◆ EXERCISE DESCRIPTION: A single number is the whole answer: the count of lines in the records where "struct" occurs.
==== DATASET RECORDS
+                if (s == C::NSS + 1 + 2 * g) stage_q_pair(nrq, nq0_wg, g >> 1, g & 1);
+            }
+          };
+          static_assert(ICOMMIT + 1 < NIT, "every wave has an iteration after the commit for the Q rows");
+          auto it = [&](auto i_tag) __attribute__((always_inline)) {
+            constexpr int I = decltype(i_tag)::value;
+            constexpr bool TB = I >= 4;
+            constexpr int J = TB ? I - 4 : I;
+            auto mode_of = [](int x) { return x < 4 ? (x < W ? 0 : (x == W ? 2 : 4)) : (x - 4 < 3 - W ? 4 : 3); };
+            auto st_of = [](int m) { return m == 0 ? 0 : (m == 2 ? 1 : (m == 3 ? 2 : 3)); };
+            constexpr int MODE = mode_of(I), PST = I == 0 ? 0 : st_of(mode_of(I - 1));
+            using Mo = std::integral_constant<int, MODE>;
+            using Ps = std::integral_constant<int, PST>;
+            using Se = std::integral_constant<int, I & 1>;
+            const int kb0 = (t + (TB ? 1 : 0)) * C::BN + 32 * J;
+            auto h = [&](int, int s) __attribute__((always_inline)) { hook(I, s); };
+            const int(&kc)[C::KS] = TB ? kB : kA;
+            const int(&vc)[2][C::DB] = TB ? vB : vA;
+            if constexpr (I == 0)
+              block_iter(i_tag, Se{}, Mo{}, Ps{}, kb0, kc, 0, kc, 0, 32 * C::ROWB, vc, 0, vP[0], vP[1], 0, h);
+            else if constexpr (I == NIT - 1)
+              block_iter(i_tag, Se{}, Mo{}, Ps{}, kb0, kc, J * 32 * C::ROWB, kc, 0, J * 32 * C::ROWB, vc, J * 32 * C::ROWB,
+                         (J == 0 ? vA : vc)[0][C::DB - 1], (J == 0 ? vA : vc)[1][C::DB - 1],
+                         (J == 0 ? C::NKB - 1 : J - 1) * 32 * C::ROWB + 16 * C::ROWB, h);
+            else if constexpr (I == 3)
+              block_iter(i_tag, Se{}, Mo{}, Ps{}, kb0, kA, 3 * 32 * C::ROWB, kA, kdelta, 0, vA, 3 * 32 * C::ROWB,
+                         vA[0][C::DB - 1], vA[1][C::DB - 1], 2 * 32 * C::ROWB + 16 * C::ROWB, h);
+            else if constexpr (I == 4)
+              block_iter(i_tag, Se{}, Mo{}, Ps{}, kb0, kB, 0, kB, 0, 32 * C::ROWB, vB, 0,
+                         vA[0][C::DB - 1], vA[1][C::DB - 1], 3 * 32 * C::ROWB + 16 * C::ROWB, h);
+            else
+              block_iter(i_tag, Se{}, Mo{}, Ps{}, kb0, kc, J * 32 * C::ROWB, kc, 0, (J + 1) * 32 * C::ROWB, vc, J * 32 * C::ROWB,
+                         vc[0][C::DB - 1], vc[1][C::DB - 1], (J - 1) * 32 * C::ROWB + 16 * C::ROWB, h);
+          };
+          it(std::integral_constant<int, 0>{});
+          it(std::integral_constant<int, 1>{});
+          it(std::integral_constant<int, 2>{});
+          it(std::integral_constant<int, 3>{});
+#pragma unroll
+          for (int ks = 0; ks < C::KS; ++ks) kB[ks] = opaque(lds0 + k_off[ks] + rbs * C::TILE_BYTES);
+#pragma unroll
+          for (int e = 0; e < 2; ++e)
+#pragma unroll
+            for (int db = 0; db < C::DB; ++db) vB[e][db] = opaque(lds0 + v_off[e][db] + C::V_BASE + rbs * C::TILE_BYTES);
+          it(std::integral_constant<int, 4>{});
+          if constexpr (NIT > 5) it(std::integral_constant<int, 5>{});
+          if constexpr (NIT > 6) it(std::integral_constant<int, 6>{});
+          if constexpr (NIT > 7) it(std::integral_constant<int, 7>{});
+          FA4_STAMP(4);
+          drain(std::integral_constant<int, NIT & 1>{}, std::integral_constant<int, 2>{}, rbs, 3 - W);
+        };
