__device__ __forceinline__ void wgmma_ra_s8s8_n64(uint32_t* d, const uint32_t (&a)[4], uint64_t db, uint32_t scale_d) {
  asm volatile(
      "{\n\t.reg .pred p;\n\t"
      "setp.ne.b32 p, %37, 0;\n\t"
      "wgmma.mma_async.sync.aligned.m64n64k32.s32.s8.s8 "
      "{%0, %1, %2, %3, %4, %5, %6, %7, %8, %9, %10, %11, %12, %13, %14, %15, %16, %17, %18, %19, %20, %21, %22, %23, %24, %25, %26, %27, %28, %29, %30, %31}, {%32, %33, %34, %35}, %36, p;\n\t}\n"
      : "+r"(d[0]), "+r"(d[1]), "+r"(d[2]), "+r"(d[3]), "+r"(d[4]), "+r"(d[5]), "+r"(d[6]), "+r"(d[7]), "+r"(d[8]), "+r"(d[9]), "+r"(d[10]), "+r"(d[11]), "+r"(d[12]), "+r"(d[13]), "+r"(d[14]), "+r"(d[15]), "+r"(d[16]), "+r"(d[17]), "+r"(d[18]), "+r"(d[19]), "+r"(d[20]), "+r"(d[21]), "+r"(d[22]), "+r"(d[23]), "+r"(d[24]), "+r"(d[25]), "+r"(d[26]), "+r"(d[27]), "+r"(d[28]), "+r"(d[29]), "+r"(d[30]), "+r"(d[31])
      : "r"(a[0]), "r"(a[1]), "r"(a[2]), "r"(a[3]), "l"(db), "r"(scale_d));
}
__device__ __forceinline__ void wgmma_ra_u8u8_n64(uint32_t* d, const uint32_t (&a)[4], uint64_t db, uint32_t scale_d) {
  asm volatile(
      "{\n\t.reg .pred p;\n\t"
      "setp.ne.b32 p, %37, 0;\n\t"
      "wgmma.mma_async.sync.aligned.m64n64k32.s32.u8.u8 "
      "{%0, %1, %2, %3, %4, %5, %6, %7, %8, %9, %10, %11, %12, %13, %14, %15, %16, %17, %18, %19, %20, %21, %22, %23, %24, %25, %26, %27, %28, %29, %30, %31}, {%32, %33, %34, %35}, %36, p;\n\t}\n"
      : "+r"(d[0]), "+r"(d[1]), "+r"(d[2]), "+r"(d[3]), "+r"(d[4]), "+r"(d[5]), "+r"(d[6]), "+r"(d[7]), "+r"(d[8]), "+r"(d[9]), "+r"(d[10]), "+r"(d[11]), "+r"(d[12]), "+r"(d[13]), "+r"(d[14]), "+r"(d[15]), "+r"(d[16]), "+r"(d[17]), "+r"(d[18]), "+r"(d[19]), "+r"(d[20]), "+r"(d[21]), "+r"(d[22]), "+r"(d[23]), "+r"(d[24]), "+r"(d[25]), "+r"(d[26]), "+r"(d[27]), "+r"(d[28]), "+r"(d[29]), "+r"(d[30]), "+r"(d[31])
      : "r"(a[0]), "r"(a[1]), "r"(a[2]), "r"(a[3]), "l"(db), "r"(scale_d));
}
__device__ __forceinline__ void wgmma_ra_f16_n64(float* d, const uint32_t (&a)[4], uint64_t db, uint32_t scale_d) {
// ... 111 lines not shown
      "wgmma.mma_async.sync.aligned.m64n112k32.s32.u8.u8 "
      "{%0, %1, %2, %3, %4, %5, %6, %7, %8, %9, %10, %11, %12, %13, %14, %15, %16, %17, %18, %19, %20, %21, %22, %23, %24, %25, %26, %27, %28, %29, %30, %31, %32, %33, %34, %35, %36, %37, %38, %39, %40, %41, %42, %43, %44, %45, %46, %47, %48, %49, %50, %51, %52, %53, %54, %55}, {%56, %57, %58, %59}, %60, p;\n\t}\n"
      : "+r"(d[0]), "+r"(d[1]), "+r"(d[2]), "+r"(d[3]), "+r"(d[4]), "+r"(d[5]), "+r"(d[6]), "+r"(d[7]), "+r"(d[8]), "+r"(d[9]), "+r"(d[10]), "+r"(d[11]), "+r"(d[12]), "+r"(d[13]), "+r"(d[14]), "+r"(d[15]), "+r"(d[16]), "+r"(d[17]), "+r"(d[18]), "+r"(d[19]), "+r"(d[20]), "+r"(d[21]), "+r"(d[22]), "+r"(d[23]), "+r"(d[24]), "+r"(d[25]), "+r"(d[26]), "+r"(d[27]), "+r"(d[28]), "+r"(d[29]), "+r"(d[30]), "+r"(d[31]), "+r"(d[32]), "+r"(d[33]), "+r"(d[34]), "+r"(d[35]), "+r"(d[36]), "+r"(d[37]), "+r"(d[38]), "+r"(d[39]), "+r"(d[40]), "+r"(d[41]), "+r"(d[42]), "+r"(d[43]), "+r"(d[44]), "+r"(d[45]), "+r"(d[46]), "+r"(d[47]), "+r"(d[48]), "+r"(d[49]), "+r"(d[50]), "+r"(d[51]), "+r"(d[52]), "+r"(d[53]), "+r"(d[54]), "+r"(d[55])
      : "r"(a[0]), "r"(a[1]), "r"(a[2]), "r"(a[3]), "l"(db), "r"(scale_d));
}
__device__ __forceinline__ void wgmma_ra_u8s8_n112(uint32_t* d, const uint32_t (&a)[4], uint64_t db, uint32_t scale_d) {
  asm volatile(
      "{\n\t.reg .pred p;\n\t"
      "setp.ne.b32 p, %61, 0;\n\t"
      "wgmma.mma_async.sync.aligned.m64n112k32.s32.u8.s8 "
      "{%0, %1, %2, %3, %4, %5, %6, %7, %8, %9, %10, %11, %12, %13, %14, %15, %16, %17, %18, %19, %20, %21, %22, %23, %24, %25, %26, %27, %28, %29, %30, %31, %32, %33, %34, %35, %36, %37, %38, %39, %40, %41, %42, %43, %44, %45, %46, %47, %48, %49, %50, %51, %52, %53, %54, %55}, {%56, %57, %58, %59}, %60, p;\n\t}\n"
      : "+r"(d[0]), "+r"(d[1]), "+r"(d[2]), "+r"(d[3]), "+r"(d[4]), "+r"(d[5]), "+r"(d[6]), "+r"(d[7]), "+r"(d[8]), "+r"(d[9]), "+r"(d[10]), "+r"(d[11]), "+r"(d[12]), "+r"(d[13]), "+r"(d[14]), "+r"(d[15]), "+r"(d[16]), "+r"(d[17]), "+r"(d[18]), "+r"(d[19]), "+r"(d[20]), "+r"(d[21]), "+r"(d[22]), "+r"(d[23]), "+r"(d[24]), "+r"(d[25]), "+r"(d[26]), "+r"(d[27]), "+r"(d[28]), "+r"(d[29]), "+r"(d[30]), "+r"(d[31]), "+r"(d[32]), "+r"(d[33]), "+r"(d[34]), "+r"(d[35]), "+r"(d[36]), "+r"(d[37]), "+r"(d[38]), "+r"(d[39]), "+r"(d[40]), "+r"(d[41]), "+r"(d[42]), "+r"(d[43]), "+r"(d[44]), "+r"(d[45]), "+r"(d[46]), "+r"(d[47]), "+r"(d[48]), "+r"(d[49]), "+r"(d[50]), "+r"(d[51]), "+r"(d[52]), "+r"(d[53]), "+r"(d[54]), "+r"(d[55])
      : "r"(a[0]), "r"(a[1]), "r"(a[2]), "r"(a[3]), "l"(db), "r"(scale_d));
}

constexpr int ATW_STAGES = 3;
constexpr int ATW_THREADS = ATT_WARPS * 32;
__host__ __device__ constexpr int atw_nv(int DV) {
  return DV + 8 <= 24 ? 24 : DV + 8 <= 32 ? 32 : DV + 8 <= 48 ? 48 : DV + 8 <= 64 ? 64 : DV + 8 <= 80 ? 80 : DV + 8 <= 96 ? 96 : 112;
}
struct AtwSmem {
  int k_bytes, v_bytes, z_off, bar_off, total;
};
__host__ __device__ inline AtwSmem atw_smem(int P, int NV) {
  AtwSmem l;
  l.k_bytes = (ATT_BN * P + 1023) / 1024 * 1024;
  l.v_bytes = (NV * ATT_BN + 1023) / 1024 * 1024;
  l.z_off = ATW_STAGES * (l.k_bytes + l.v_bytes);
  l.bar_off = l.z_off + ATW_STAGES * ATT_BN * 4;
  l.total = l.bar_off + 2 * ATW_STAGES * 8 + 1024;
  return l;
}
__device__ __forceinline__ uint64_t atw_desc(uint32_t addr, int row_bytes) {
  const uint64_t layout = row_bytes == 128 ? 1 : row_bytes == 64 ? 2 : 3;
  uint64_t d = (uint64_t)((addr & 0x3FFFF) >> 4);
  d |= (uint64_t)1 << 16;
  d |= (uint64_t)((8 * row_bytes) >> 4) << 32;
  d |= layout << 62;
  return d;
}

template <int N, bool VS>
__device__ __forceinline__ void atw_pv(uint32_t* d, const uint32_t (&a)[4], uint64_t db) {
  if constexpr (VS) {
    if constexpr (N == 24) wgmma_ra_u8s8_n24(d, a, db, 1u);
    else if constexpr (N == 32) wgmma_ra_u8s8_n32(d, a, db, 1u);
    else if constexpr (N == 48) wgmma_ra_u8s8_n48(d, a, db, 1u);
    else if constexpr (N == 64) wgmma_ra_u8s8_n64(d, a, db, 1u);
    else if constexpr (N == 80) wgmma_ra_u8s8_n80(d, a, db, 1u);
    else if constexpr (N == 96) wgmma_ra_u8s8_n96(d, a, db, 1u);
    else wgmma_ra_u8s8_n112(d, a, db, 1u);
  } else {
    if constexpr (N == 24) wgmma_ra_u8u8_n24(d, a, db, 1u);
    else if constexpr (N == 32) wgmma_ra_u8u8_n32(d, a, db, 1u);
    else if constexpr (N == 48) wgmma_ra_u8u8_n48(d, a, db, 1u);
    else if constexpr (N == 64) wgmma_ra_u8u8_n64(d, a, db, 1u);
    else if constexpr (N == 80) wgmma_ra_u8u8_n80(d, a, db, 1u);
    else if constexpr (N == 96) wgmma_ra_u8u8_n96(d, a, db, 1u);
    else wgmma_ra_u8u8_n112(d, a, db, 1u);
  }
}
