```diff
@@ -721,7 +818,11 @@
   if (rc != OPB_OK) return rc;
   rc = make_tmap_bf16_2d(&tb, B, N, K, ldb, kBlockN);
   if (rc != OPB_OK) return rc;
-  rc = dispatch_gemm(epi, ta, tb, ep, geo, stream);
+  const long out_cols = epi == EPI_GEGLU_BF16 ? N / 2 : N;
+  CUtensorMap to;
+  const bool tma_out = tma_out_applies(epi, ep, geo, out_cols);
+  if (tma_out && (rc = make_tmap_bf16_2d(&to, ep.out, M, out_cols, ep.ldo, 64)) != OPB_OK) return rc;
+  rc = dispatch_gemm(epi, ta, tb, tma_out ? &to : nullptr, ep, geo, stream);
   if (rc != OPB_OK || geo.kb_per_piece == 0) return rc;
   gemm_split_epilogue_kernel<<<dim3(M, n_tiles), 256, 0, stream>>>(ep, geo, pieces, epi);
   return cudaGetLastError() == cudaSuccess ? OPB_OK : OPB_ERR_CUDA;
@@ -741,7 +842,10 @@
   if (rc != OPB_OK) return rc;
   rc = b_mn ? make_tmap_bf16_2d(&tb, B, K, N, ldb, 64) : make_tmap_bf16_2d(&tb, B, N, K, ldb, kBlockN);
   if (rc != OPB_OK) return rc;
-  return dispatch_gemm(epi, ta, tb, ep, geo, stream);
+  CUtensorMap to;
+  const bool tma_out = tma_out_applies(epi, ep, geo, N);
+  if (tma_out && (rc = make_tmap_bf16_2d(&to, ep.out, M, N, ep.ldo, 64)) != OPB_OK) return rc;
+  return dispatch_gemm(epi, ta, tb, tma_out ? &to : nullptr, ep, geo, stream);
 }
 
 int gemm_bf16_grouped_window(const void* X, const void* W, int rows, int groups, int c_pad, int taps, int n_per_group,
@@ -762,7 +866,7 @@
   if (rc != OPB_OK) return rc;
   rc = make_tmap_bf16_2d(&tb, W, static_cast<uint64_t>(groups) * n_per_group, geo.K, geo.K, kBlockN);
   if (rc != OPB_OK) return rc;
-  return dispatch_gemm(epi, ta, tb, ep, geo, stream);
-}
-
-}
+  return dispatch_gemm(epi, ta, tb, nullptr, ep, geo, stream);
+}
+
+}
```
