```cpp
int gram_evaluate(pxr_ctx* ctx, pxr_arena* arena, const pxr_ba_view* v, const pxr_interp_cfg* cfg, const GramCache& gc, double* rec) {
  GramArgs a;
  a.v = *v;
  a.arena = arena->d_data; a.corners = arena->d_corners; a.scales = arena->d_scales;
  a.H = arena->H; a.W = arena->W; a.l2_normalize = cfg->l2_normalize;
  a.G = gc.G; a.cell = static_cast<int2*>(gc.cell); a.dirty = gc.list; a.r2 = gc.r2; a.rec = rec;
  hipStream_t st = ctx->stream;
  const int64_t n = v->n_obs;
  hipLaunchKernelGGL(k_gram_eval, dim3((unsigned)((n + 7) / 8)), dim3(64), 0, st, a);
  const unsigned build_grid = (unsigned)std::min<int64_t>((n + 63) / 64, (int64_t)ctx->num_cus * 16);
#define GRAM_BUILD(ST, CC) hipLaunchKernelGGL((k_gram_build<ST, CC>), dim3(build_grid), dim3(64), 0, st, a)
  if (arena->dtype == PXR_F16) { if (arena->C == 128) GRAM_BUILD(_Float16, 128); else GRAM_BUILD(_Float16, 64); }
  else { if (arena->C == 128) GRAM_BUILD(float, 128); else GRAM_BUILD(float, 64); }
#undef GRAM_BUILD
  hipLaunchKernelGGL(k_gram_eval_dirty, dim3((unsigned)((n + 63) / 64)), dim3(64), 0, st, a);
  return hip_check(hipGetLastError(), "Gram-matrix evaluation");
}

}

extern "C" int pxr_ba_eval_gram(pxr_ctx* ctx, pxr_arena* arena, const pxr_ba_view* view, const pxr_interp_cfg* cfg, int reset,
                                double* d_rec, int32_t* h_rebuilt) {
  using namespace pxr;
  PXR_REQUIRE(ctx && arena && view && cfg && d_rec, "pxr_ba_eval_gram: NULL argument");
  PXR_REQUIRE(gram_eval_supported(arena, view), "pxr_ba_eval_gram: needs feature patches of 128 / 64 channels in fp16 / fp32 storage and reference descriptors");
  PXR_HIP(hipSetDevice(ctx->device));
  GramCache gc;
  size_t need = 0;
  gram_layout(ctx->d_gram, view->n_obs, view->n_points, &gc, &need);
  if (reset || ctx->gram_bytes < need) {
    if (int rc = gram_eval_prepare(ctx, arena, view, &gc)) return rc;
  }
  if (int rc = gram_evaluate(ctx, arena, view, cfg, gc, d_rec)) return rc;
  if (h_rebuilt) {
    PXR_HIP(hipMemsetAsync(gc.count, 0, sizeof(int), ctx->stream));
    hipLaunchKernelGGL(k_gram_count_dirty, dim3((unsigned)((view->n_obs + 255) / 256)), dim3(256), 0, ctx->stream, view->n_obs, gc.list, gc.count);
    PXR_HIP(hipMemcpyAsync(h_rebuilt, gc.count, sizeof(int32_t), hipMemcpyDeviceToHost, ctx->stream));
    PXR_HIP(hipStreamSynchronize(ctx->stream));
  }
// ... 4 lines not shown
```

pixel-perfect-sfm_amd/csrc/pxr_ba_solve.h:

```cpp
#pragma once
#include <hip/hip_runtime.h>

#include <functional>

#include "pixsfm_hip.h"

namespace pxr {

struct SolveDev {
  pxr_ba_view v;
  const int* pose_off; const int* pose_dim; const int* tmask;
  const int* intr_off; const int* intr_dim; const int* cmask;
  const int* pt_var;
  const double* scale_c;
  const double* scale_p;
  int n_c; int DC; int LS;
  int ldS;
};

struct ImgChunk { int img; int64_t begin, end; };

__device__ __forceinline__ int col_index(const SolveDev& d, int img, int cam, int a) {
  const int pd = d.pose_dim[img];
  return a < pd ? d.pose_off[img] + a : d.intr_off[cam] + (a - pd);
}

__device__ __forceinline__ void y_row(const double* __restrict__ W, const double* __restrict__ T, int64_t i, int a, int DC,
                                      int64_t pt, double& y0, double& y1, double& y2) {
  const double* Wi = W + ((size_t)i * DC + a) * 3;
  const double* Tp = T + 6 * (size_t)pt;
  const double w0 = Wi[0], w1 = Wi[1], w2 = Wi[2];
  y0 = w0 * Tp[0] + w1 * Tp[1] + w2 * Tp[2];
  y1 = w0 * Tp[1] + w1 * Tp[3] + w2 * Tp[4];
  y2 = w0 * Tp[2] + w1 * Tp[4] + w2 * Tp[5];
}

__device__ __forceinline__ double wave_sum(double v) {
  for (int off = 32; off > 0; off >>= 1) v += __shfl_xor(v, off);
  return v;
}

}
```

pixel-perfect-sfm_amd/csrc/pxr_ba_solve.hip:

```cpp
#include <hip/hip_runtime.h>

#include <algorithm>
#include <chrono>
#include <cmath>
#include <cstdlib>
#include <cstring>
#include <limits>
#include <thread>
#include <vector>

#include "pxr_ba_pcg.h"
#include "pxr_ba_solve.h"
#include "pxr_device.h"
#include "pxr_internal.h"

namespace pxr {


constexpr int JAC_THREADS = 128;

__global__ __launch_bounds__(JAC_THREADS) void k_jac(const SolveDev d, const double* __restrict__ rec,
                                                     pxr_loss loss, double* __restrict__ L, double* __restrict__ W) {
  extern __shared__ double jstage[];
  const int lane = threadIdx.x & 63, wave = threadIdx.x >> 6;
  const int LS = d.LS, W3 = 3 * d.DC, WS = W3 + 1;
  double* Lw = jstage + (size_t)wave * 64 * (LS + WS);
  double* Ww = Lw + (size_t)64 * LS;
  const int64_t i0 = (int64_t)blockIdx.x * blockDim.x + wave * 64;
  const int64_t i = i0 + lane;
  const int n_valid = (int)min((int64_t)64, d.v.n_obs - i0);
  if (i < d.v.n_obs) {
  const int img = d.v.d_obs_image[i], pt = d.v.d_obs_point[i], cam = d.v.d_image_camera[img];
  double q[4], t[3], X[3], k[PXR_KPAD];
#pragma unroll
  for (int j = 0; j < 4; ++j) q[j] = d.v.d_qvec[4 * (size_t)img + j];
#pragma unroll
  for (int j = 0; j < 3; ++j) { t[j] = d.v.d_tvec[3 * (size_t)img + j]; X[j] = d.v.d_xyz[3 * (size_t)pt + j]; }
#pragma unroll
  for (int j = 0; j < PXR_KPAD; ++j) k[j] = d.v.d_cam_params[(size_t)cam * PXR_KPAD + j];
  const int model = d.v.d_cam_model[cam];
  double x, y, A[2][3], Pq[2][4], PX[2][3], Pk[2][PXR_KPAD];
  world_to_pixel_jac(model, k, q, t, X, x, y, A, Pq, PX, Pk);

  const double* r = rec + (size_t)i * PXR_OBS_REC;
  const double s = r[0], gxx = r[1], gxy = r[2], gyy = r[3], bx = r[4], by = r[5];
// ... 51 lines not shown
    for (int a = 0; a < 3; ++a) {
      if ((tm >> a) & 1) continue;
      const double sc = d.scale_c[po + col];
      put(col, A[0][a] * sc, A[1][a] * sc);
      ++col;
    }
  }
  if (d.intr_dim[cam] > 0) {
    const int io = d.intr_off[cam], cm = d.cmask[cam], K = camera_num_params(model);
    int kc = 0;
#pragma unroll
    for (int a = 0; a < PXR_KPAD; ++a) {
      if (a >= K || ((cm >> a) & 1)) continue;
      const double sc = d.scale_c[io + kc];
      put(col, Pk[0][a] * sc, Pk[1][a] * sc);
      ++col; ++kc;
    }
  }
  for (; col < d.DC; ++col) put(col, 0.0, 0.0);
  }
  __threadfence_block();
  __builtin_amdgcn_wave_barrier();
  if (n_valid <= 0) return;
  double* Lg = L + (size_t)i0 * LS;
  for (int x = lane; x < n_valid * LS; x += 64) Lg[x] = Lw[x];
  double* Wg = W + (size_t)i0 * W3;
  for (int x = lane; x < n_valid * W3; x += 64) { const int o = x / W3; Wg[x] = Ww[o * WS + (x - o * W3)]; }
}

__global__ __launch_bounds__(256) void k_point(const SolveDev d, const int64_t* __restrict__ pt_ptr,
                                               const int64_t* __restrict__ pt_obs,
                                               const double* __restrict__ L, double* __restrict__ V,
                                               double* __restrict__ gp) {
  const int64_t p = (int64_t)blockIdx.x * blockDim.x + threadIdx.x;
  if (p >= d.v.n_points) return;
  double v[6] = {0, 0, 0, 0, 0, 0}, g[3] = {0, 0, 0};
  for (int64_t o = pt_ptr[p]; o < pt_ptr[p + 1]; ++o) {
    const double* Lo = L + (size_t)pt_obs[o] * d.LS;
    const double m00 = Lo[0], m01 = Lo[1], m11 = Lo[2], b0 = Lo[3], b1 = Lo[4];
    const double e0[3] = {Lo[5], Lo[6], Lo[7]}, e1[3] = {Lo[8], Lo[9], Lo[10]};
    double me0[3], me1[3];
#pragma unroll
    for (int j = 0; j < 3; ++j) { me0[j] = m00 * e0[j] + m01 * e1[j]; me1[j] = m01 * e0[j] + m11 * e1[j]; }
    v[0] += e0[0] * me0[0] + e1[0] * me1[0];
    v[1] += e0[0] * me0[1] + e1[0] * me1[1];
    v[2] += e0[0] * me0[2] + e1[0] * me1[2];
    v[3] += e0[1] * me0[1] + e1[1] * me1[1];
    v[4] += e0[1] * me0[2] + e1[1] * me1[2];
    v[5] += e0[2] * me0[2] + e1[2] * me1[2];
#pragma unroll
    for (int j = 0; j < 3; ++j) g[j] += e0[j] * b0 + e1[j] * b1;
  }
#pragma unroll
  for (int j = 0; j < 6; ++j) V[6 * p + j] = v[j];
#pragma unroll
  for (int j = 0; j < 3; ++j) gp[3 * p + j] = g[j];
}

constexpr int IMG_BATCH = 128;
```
========
◆ EXERCISE SOLUTION: 3